シンポジウムは「国民の健康とハームリダクションを考える研究会」などの活動を行う新時代戦略研究所(朝井淳太代表)が主催。まずは医療分野に詳しいスウェーデンのフレドリック・ニュストレム教授が登壇し、同国では「スヌース」と呼ばれるかぎたばこや、小袋を口に含んでニコチンを摂取するニコチンパウチへの切り替えが進んでいると説明。「スヌースの価格は(紙巻きたばこの)半分程度で、どこでも買えることで普及が進んだ」と述べた。
同教授によると、同国は大学や病院などの周囲100メートル以内での喫煙は禁止。医療従事者らがたばこを吸う場合は事前申請を出し、喫煙後には衣服を着替えることなどが法律で義務付けられている。屋外での喫煙は可能だが「冬は寒すぎる」といい、切り替えを後押ししたという。
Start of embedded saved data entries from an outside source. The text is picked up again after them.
template <int BN, int PATH, int FUSE>
__global__ void __launch_bounds__(TC_THREADS, 2) conv_tc_kernel(Gather g, FastDiv dWo, FastDiv dHo, const __grid_constant__ CUtensorMap tmA,
                                                             const __grid_constant__ CUtensorMap tmB, EpiTC e, TileSched ts,
                                                             FuseBN fb, int* errflag) {
  using Cfg = ConvCfg<BN, PATH, FUSE>;
  constexpr int STAGES = Cfg::STAGES;
  constexpr int CW = BN >= 32 ? 32 : 16;
  extern __shared__ uint8_t smem_raw[];
  const uint32_t base = (smem_u32(smem_raw) + 1023u) & ~1023u;
  const uint32_t a_base = base;
  const uint32_t b_base = base + STAGES * A_STAGE_BYTES;
  const uint32_t bar_base = b_base + STAGES * Cfg::B_STAGE_BYTES;
  uint8_t* gen_bar = smem_raw + (base - smem_u32(smem_raw)) + STAGES * (A_STAGE_BYTES + Cfg::B_STAGE_BYTES);
  volatile uint32_t* tmem_ptr_slot = reinterpret_cast<volatile uint32_t*>(gen_bar + 8 * (2 * STAGES + 4));
  float* s_stat = reinterpret_cast<float*>(gen_bar + 256);
  float* s_aff = s_stat + 8 * BN;
  constexpr bool affine = FUSE == 3;
  auto full_bar = [&](int s) { return bar_base + 8u * s; };
  auto empty_bar = [&](int s) { return bar_base + 8u * (STAGES + s); };
  auto acc_full_bar = [&](int b) { return bar_base + 8u * (2 * STAGES + b); };
  auto acc_empty_bar = [&](int b) { return bar_base + 8u * (2 * STAGES + 2 + b); };
  const uint32_t recv_bar = bar_base + 8u * (2 * STAGES + 5);

  const int tid = threadIdx.x, warp = warp_index_uniform(), lane = tid & 31;
  const bool is_epi = warp < 4 || warp >= 6;
  const int q = warp & 3;
  const int half = warp >= 6 ? 1 : 0;
  const int etid = warp < 4 ? tid : 128 + (tid - 192);
  auto stage_affine = [&](int nt, bool live) {
    asm volatile("bar.sync 1, 256;" ::: "memory");
    const int ch = nt * BN + etid;
    if (etid < BN) {
      s_aff[etid] = e.scale ? (live && ch < e.Cout ? __ldg(e.scale + ch) : 0.f) : 1.f;
      s_aff[BN + etid] = live && ch < e.Cout ? __ldg(e.shift + ch) : 0.f;
    }
    asm volatile("bar.sync 1, 256;" ::: "memory");
  };
  const bool clus = ts.KS > 1;
  const bool do_stats = e.stats != nullptr;
  TL_DECL
  TL_BEGIN

  if (tid == 0) {
    for (int s = 0; s < STAGES; ++s) {
      mbar_init(full_bar(s), PATH == 2 ? 1 : 129);
      mbar_init(empty_bar(s), 1);
    }
    for (int b = 0; b < 2; ++b) {
      mbar_init(acc_full_bar(b), 1);
      mbar_init(acc_empty_bar(b), EPI_THREADS);
    }
    mbar_init(recv_bar, 1);
    fence_barrier_init();
  }
  if (is_epi) {
    for (int i = etid; i < 8 * BN; i += EPI_THREADS) s_stat[i] = 0.f;
  }
  if (warp == 5 && elect_one_sync()) {
    tma_prefetch_desc(&tmB);
    if (PATH == 2) tma_prefetch_desc(&tmA);
    int mt0, nt0, ks0;
    decode_tile(ts, blockIdx.x, mt0, nt0, ks0);
    const int kbp = ks0 * ts.kb_per_split;
    for (int i = 0; i < STAGES && kbp + i < ts.nkb; ++i) tma_prefetch_l2_2d(&tmB, (kbp + i) * TC_BK, nt0 * BN);
  }
  if (FUSE == 2 && is_epi && e.bw_x) {
    int mt0, nt0, ks0;
    decode_tile(ts, blockIdx.x, mt0, nt0, ks0);
    const long long mp = (long long)mt0 * TC_BM + q * 32 + lane;
    if (mp < g.M) {
      for (int b = half * 128; b < BN * 2; b += 256) {
        prefetch_l2(reinterpret_cast<const char*>(e.bw_x + mp * e.bw_ldx + nt0 * BN) + b);
        if (e.bw_relu) prefetch_l2(reinterpret_cast<const char*>(e.bw_act + mp * e.bw_ldact + nt0 * BN) + b);
      }
    }
  }
  if (warp == 4) tmem_alloc(smem_u32((const void*)tmem_ptr_slot), Cfg::TMEM_COLS);
  tc_fence_before();
  __syncthreads();
  tc_fence_after();
  const uint32_t tmem_d = *tmem_ptr_slot;
  if (tid == 0) { TL_STAMP(1) }

  auto flush_stats = [&](int nt) {
    asm volatile("bar.sync 1, 256;" ::: "memory");
    const int n0 = nt * BN;
    if (tid < BN && n0 + tid < e.Cout) {
      const float a = (s_stat[tid] + s_stat[2 * BN + tid]) + (s_stat[4 * BN + tid] + s_stat[6 * BN + tid]);
      const float b = (s_stat[BN + tid] + s_stat[3 * BN + tid]) + (s_stat[5 * BN + tid] + s_stat[7 * BN + tid]);
      if (a != 0.f || b != 0.f) {
        atomicAdd(&e.stats[n0 + tid], (double)a);
        atomicAdd(&e.stats[e.Cout + n0 + tid], (FUSE == 2 && e.bw_x) ? bw_second_sum((double)a, (double)b, e, n0 + tid) : (double)b);
      }
    }
    asm volatile("bar.sync 1, 256;" ::: "memory");
    for (int i = etid; i < 8 * BN; i += EPI_THREADS) s_stat[i] = 0.f;
    asm volatile("bar.sync 1, 256;" ::: "memory");
  };

  auto fuse_finalize = [&](int nt, bool publisher) {
    asm volatile("bar.sync 1, 256;" ::: "memory");
    if (tid == 0) grid_barrier_arrive_wait(fb.barrier, gridDim.x, errflag);
    asm volatile("bar.sync 1, 256;" ::: "memory");
    const int ch = nt * BN + tid;
    if (tid < BN && ch < e.Cout) {
      const double n = (double)fb.count;
      const double mean = __ldcg(e.stats + ch) / n;
      double var = __ldcg(e.stats + e.Cout + ch) / n - mean * mean;
      if (var < 0) var = 0;
      const double invstd = rsqrt(var + (double)fb.eps);
      const double gm = (double)__ldg(fb.gamma + ch), bt = (double)__ldg(fb.beta + ch);
      s_stat[tid] = (float)(gm * invstd);
      s_stat[BN + tid] = (float)(bt - mean * gm * invstd);
      if (publisher) {
        fb.mean[ch] = (float)mean;
        fb.invstd[ch] = (float)invstd;
        if (fb.scale) { fb.scale[ch] = s_stat[tid]; fb.shift[ch] = s_stat[BN + tid]; }
        if (fb.running_mean) {
          const double unbiased = n > 1 ? var * n / (n - 1) : var;
          fb.running_mean[ch] = (float)((1.0 - fb.momentum) * fb.running_mean[ch] + fb.momentum * mean);
          fb.running_var[ch] = (float)((1.0 - fb.momentum) * fb.running_var[ch] + fb.momentum * unbiased);
        }
        if (ch == 0 && fb.nbt) *fb.nbt += 1;
      }
    }
    asm volatile("bar.sync 1, 256;" ::: "memory");
  };
  auto fuse_apply = [&](float* f, int ncol, long long m, bool row_ok, int nt, int ct) {
    if (!row_ok) return;
    const int cbase = nt * BN + ct;
    for (int q = 0; q < ncol / 8; ++q) {
      float y[8];
#pragma unroll
      for (int i = 0; i < 8; ++i)
        y[i] = fmaf(__bfloat162float(__float2bfloat16_rn(f[q * 8 + i])), s_stat[ct + q * 8 + i], s_stat[BN + ct + q * 8 + i]);
      if (fb.res) {
        const uint4 rr = __ldg(reinterpret_cast<const uint4*>(fb.res + m * fb.ldr + cbase + q * 8));
        const bf16* rb16 = reinterpret_cast<const bf16*>(&rr);
#pragma unroll
        for (int i = 0; i < 8; ++i) y[i] += __bfloat162float(rb16[i]);
      }
      if (fb.relu) {
#pragma unroll
        for (int i = 0; i < 8; ++i) y[i] = fmaxf(y[i], 0.f);
      }
      uint4 o;
      __nv_bfloat162* o2 = reinterpret_cast<__nv_bfloat162*>(&o);
#pragma unroll
      for (int i = 0; i < 4; ++i) o2[i] = __floats2bfloat162_rn(y[2 * i], y[2 * i + 1]);
      *reinterpret_cast<uint4*>(fb.act + m * fb.ldact + cbase + q * 8) = o;
    }
  };

  if (warp == 5) {
    pdl_enter();
    if (tid == 160) { TL_STAMP(2) }
    if (elect_one_sync()) {
      uint32_t kbg = 0;
      const int sgn = g.mode ? -1 : 1;
      for (int t = blockIdx.x; t < ts.total; t += gridDim.x) {
        int mt, nt, ks;
        decode_tile(ts, t, mt, nt, ks);
        const int kb0 = ks * ts.kb_per_split;
        const int kb1 = min(ts.nkb, kb0 + ts.kb_per_split);
        int w0 = 0, h0 = 0, i0 = 0, tap = 0, c = 0, khi = 0, kwi = 0;
        if (PATH == 2) {
          const int tw = mt % ts.wt;
          const int r2 = mt / ts.wt;
          w0 = tw * ts.bw + ts.off_w;
          h0 = (r2 % ts.ht) * ts.bh + ts.off_h;
          i0 = (r2 / ts.ht) * ts.bn;
          const int k = kb0 * TC_BK;
          tap = k / g.ctot;
          c = k - tap * g.ctot;
          khi = tap / g.kw;
          kwi = tap - khi * g.kw;
        }
        for (int kb = kb0; kb < kb1; ++kb, ++kbg) {
          const int s = kbg % STAGES;
          if (kbg >= STAGES) mbar_wait(empty_bar(s), ((kbg / STAGES) - 1) & 1, errflag);
          mbar_arrive_expect_tx(full_bar(s), Cfg::B_STAGE_BYTES + (PATH == 2 ? A_STAGE_BYTES : 0));
          tma_load_2d(b_base + s * Cfg::B_STAGE_BYTES, &tmB, kb * TC_BK, nt * BN, full_bar(s));
          if (PATH == 2) {
            tma_load_4d(a_base + s * A_STAGE_BYTES, &tmA, c, w0 + sgn * kwi, h0 + sgn * khi, i0, full_bar(s));
            c += TC_BK;
            if (c >= g.ctot) {
              c = 0;
              if (++kwi == g.kw) { kwi = 0; ++khi; }
            }
          }
        }
      }
    }
    __syncwarp();
    if (clus) cluster_sync_relaxed();
  } else if (warp == 4) {
    pdl_enter();
    if (elect_one_sync()) {
      constexpr uint32_t idesc = make_idesc(TC_BM, BN, 0, 0);
      uint32_t kbg = 0, tile_iter = 0;
      for (int t = blockIdx.x; t < ts.total; t += gridDim.x, ++tile_iter) {
        int mt, nt, ks;
        decode_tile(ts, t, mt, nt, ks);
        const int kb0 = ks * ts.kb_per_split;
        const int kb1 = min(ts.nkb, kb0 + ts.kb_per_split);
        const uint32_t abuf = tile_iter & 1;
        if (tile_iter >= 2) {
          mbar_wait(acc_empty_bar(abuf), ((tile_iter >> 1) - 1) & 1, errflag);
          tc_fence_after();
        }
        const uint32_t d_addr = tmem_d + abuf * Cfg::ACC_COLS;
        for (int kb = kb0; kb < kb1; ++kb, ++kbg) {
          const int s = kbg % STAGES;
          mbar_wait(full_bar(s), (kbg / STAGES) & 1, errflag);
          if (kbg == 0) { TL_STAMP(3) }
          tc_fence_after();
          const uint32_t a_addr = a_base + s * A_STAGE_BYTES;
          const uint32_t b_addr = b_base + s * Cfg::B_STAGE_BYTES;
#pragma unroll
          for (int kk = 0; kk < TC_BK / 16; ++kk) {
// ... 37 lines not shown
        const int kb1 = min(ts.nkb, kb0 + ts.kb_per_split);

        if (PATH != 2 && warp < 4 && live) {
          int rh[8], rw[8];
          int rn[8];
          const bf16* rp[8];
#pragma unroll
          for (int i = 0; i < 8; ++i) {
            const int m = m0 + rb + 16 * i;
            int n = 0, h0 = -(1 << 28), w0 = 0;
            if (m < g.M) {
              const uint32_t qq = fdiv((uint32_t)m, dWo);
              const int wo = m - (int)qq * g.Wo;
              n = (int)fdiv(qq, dHo);
              const int ho = (int)qq - n * g.Ho;
              if (g.mode == 0) { h0 = ho * g.stride - g.pad; w0 = wo * g.stride - g.pad; }
              else { h0 = ho + g.pad; w0 = wo + g.pad; }
            }
            rh[i] = h0; rw[i] = w0;
            if (PATH == 0) rp[i] = (const bf16*)g.src0 + ((long long)(n * g.Hi + h0) * g.Wi + w0) * g.ld0;
            else rn[i] = n;
          }
          int k = kb0 * TC_BK + j * 8;
          int tap = k / g.ctot;
          int c = k - tap * g.ctot;
          int khi = tap / g.kw, kwi = tap - khi * g.kw;

          for (int kb = kb0; kb < kb1; ++kb, ++kbg) {
            const int s = kbg % STAGES;
            if (kbg >= STAGES) mbar_wait(empty_bar(s), ((kbg / STAGES) - 1) & 1, errflag);
            const bool k_ok = k < g.K;
            const uint32_t a_dst = a_base + s * A_STAGE_BYTES + rb * 128 + sw;
            const int dkh = sgn * khi, dkw = sgn * kwi;
            if (PATH == 0) {
              const long long koff = (long long)(dkh * g.Wi + dkw) * g.ld0 + c;
#pragma unroll
              for (int i = 0; i < 8; ++i) {
                const bool ok = k_ok && (unsigned)(rh[i] + dkh) < (unsigned)g.Hi && (unsigned)(rw[i] + dkw) < (unsigned)g.Wi;
                const void* src = ok ? (const void*)(rp[i] + koff) : g.src0;
                if (ts.a_ca) cp_async_16_ca(a_dst + i * (16 * 128), src, ok ? 16u : 0u);
                else cp_async_16(a_dst + i * (16 * 128), src, ok ? 16u : 0u);
              }
            } else {
              const bool second = c >= g.c0;
              const bf16* sb = second ? (const bf16*)g.src1 + (c - g.c0) : (const bf16*)g.src0 + c;
              const int ld = second ? g.ld1 : g.ld0;
              const int up = second ? 0 : g.up0;
              const int hs = g.Hi >> up, wsz = g.Wi >> up;
#pragma unroll
              for (int i = 0; i < 8; ++i) {
                const int th = rh[i] + dkh, tw = rw[i] + dkw;
                const int hi = th >> sshift, wi = tw >> sshift;
                const bool ok = k_ok && (((uint32_t)(th | tw)) & (0x80000000u | smask)) == 0 && hi < g.Hi && wi < g.Wi;
                const long long pix = (long long)((rn[i] * hs + (hi >> up)) * wsz + (wi >> up));
                const void* src = ok ? (const void*)(sb + pix * ld) : g.src0;
                if (ts.a_ca) cp_async_16_ca(a_dst + i * (16 * 128), src, ok ? 16u : 0u);
                else cp_async_16(a_dst + i * (16 * 128), src, ok ? 16u : 0u);
              }
            }
            cp_async_mbar_arrive(full_bar(s));
            mbar_arrive(full_bar(s));
            k += TC_BK;
            c += TC_BK;
            while (c >= g.ctot) {
              c -= g.ctot;
              if (++kwi == g.kw) { kwi = 0; ++khi; }
            }
          }
        }

        const uint32_t abuf = tile_iter & 1;
        if (live) {
          mbar_wait(acc_full_bar(abuf), (tile_iter >> 1) & 1, errflag);
          if (tid == 0) { TL_STAMP(5) }
          tc_fence_after();
        }
        const int m = m0 + row;
        const bool row_ok = live && m < g.M;
        if (!clus) {
          if (affine && (cur_aff_nt != nt || !live)) {
            stage_affine(nt, live);
            cur_aff_nt = live ? nt : -1;
          }
          if (live && do_stats && cur_nt != nt) {
            if (cur_nt >= 0) flush_stats(cur_nt);
            cur_nt = nt;
          }
          int on = 0, oh = 0, ow = 0;
          if (e.out_nchw && row_ok) {
            const uint32_t qq = fdiv((uint32_t)m, dWo);
            ow = m - (int)qq * e.Wo;
            on = (int)fdiv(qq, dHo);
            oh = (int)qq - on * e.Ho;
          }
#pragma unroll 1
          for (int cc = half * CW; cc < BN; cc += 2 * CW) {
            uint32_t raw[CW];
            const uint32_t taddr = tmem_d + ((uint32_t)(q * 32) << 16) + abuf * Cfg::ACC_COLS + (uint32_t)cc;
            const bool tstats = do_stats && !(FUSE == 2 && e.bw_x);
            if (tstats) tmem_col_stats<CW>(taddr, live ? g.M - (m0 + q * 32) : 0, s_stat + q * 2 * BN + cc, s_stat + q * 2 * BN + BN + cc, lane);
            if (CW == 32) tmem_ld32(taddr, raw); else tmem_ld16(taddr, raw);
            tmem_ld_wait();
            float f[CW];
#pragma unroll
            for (int i = 0; i < CW; ++i) f[i] = __uint_as_float(raw[i]);
            epilogue_chunk<CW, FUSE == 2>(f, e, (long long)m, row_ok, n0 + cc, on, oh, ow, do_stats && !tstats, s_stat + q * 2 * BN + cc,
                                          s_stat + q * 2 * BN + BN + cc, lane, affine ? s_aff + cc : nullptr, BN);
            if (tid == 0 && cc == 0) { TL_STAMP(8) }
          }
          if (tid == 0) { TL_STAMP(9) }
          if (FUSE == 1 && live) {
            flush_stats(nt);
            cur_nt = -1;
            fuse_finalize(nt, mt == 0);
#pragma unroll 1
            for (int cc = half * CW; cc < BN; cc += 2 * CW) {
              uint32_t raw[CW];
              const uint32_t taddr = tmem_d + ((uint32_t)(q * 32) << 16) + abuf * Cfg::ACC_COLS + (uint32_t)cc;
              if (CW == 32) tmem_ld32(taddr, raw); else tmem_ld16(taddr, raw);
              tmem_ld_wait();
              float f[CW];
#pragma unroll
              for (int i = 0; i < CW; ++i) f[i] = __uint_as_float(raw[i]);
              fuse_apply(f, CW, (long long)m, row_ok, nt, cc);
            }
          }
          if (live) {
            tc_fence_before();
            mbar_arrive(acc_empty_bar(abuf));
          }
        } else {
          const int KS = ts.KS, SL = BN / KS, sl4 = SL >> 2;
          const uint32_t rank = cluster_ctarank();
          const uint32_t recv = a_base;
          if (live) {
            if (etid == 0) mbar_arrive_expect_tx(recv_bar, (uint32_t)(TC_BM * BN * 4));
            tc_fence_before();
            cluster_sync_relaxed();
            tc_fence_after();
            if (tid == 0) { TL_STAMP(11) }
          }
#pragma unroll 1
          for (int cc = half * CW; cc < BN; cc += 2 * CW) {
            uint32_t raw[CW];
            const uint32_t taddr = tmem_d + ((uint32_t)(q * 32) << 16) + (uint32_t)cc;
            if (CW == 32) tmem_ld32(taddr, raw); else tmem_ld16(taddr, raw);
            tmem_ld_wait();
#pragma unroll
            for (int q4 = 0; q4 < CW / 4; ++q4) {
              const int col = cc + 4 * q4;
              const int owner = col / SL, within = col - owner * SL;
              const uint32_t la = recv + (uint32_t)((((int)rank * sl4 + (within >> 2)) * 128 + row) * 16);
              const uint32_t ra = mapa_shared(la, (uint32_t)owner);
              if (live) st_async_f4(ra, raw[4 * q4], raw[4 * q4 + 1], raw[4 * q4 + 2], raw[4 * q4 + 3], mapa_shared(recv_bar, (uint32_t)owner));
            }
          }
          if (live) {
            if (tid == 0) { TL_STAMP(12) }
            mbar_wait(recv_bar, 0, errflag);
            if (tid == 0) { TL_STAMP(13) }
          }
          if (affine) stage_affine(nt, live);
          const int cslice = (int)rank * SL;
#pragma unroll 1
          for (int ch = half * 16; ch < SL; ch += 32) {
            float f[16];
#pragma unroll
            for (int c4 = 0; c4 < 4; ++c4) {
              float4 a = make_float4(0.f, 0.f, 0.f, 0.f);
              for (int r = 0; r < KS; ++r) {
                const float4 v = ld_shared_f4(recv + (uint32_t)(((r * sl4 + (ch >> 2) + c4) * 128 + row) * 16));
                a.x += v.x; a.y += v.y; a.z += v.z; a.w += v.w;
              }
              f[4 * c4] = a.x; f[4 * c4 + 1] = a.y; f[4 * c4 + 2] = a.z; f[4 * c4 + 3] = a.w;
            }
            const int ct = cslice + ch;
            const bool tstats = do_stats && !(FUSE == 2 && e.bw_x);
            if (tstats) {
              const uint32_t taddr = tmem_d + ((uint32_t)(q * 32) << 16) + (uint32_t)ct;
              if (live) tmem_st16(taddr, f);
              __syncwarp();
              tmem_col_stats<16>(taddr, live ? g.M - (m0 + q * 32) : 0, s_stat + q * 2 * BN + ct, s_stat + q * 2 * BN + BN + ct, lane);
            }
            epilogue_chunk<16, FUSE == 2>(f, e, (long long)m, row_ok, nt * BN + ct, 0, 0, 0, do_stats && !tstats, s_stat + q * 2 * BN + ct,
                                          s_stat + q * 2 * BN + BN + ct, lane, affine ? s_aff + ct : nullptr, BN);
          }
          if (tid == 0) { TL_STAMP(14) }
          if (live && do_stats) flush_stats(nt);
          if (tid == 0) { TL_STAMP(15) }
          if (FUSE == 1 && live) {
            fuse_finalize(nt, mt == 0 && rank == 0);
#pragma unroll 1
            for (int ch = half * 16; ch < SL; ch += 32) {
              float f[16];
#pragma unroll
              for (int c4 = 0; c4 < 4; ++c4) {
                float4 a = make_float4(0.f, 0.f, 0.f, 0.f);
                for (int r = 0; r < KS; ++r) {
                  const float4 v = ld_shared_f4(recv + (uint32_t)(((r * sl4 + (ch >> 2) + c4) * 128 + row) * 16));
                  a.x += v.x; a.y += v.y; a.z += v.z; a.w += v.w;
                }
                f[4 * c4] = a.x; f[4 * c4 + 1] = a.y; f[4 * c4 + 2] = a.z; f[4 * c4 + 3] = a.w;
              }
              fuse_apply(f, 16, (long long)m, row_ok, nt, cslice + ch);
            }
          }
        }
        if (!live || clus) break;
      }
      if (tid == 0) { TL_STAMP(10) }
      if (live && !clus && do_stats && cur_nt >= 0) flush_stats(cur_nt);
    }
  }

  if (tid == 0) { TL_STAMP(6) }
  tc_fence_before();
  __syncthreads();
  if (warp == 4) tmem_dealloc(tmem_d, Cfg::TMEM_COLS);
  if (tid == 128) { TL_STAMP(7) }
}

また、ニュージーランドでのたばこ規制を牽引したマレワ・グローバー教授は、同国では法規制を進める一方、ニコチンパウチやニコチンガムなどを希望者に何度でも無償配布する「禁煙サポートプログラム」を実施したことを報告。2011年に16・4%だった喫煙率は昨年6・8%まで減ったという。
同教授は「規制は30年前から進めていたが、プログラムを始めるまでは大きな変化が出なかった」とし、「首相が国民に電子たばこへの切り替えを訴えたことも大きかった。社会課題の解決には、より害の少ない代替品が必要だ」と訴えた。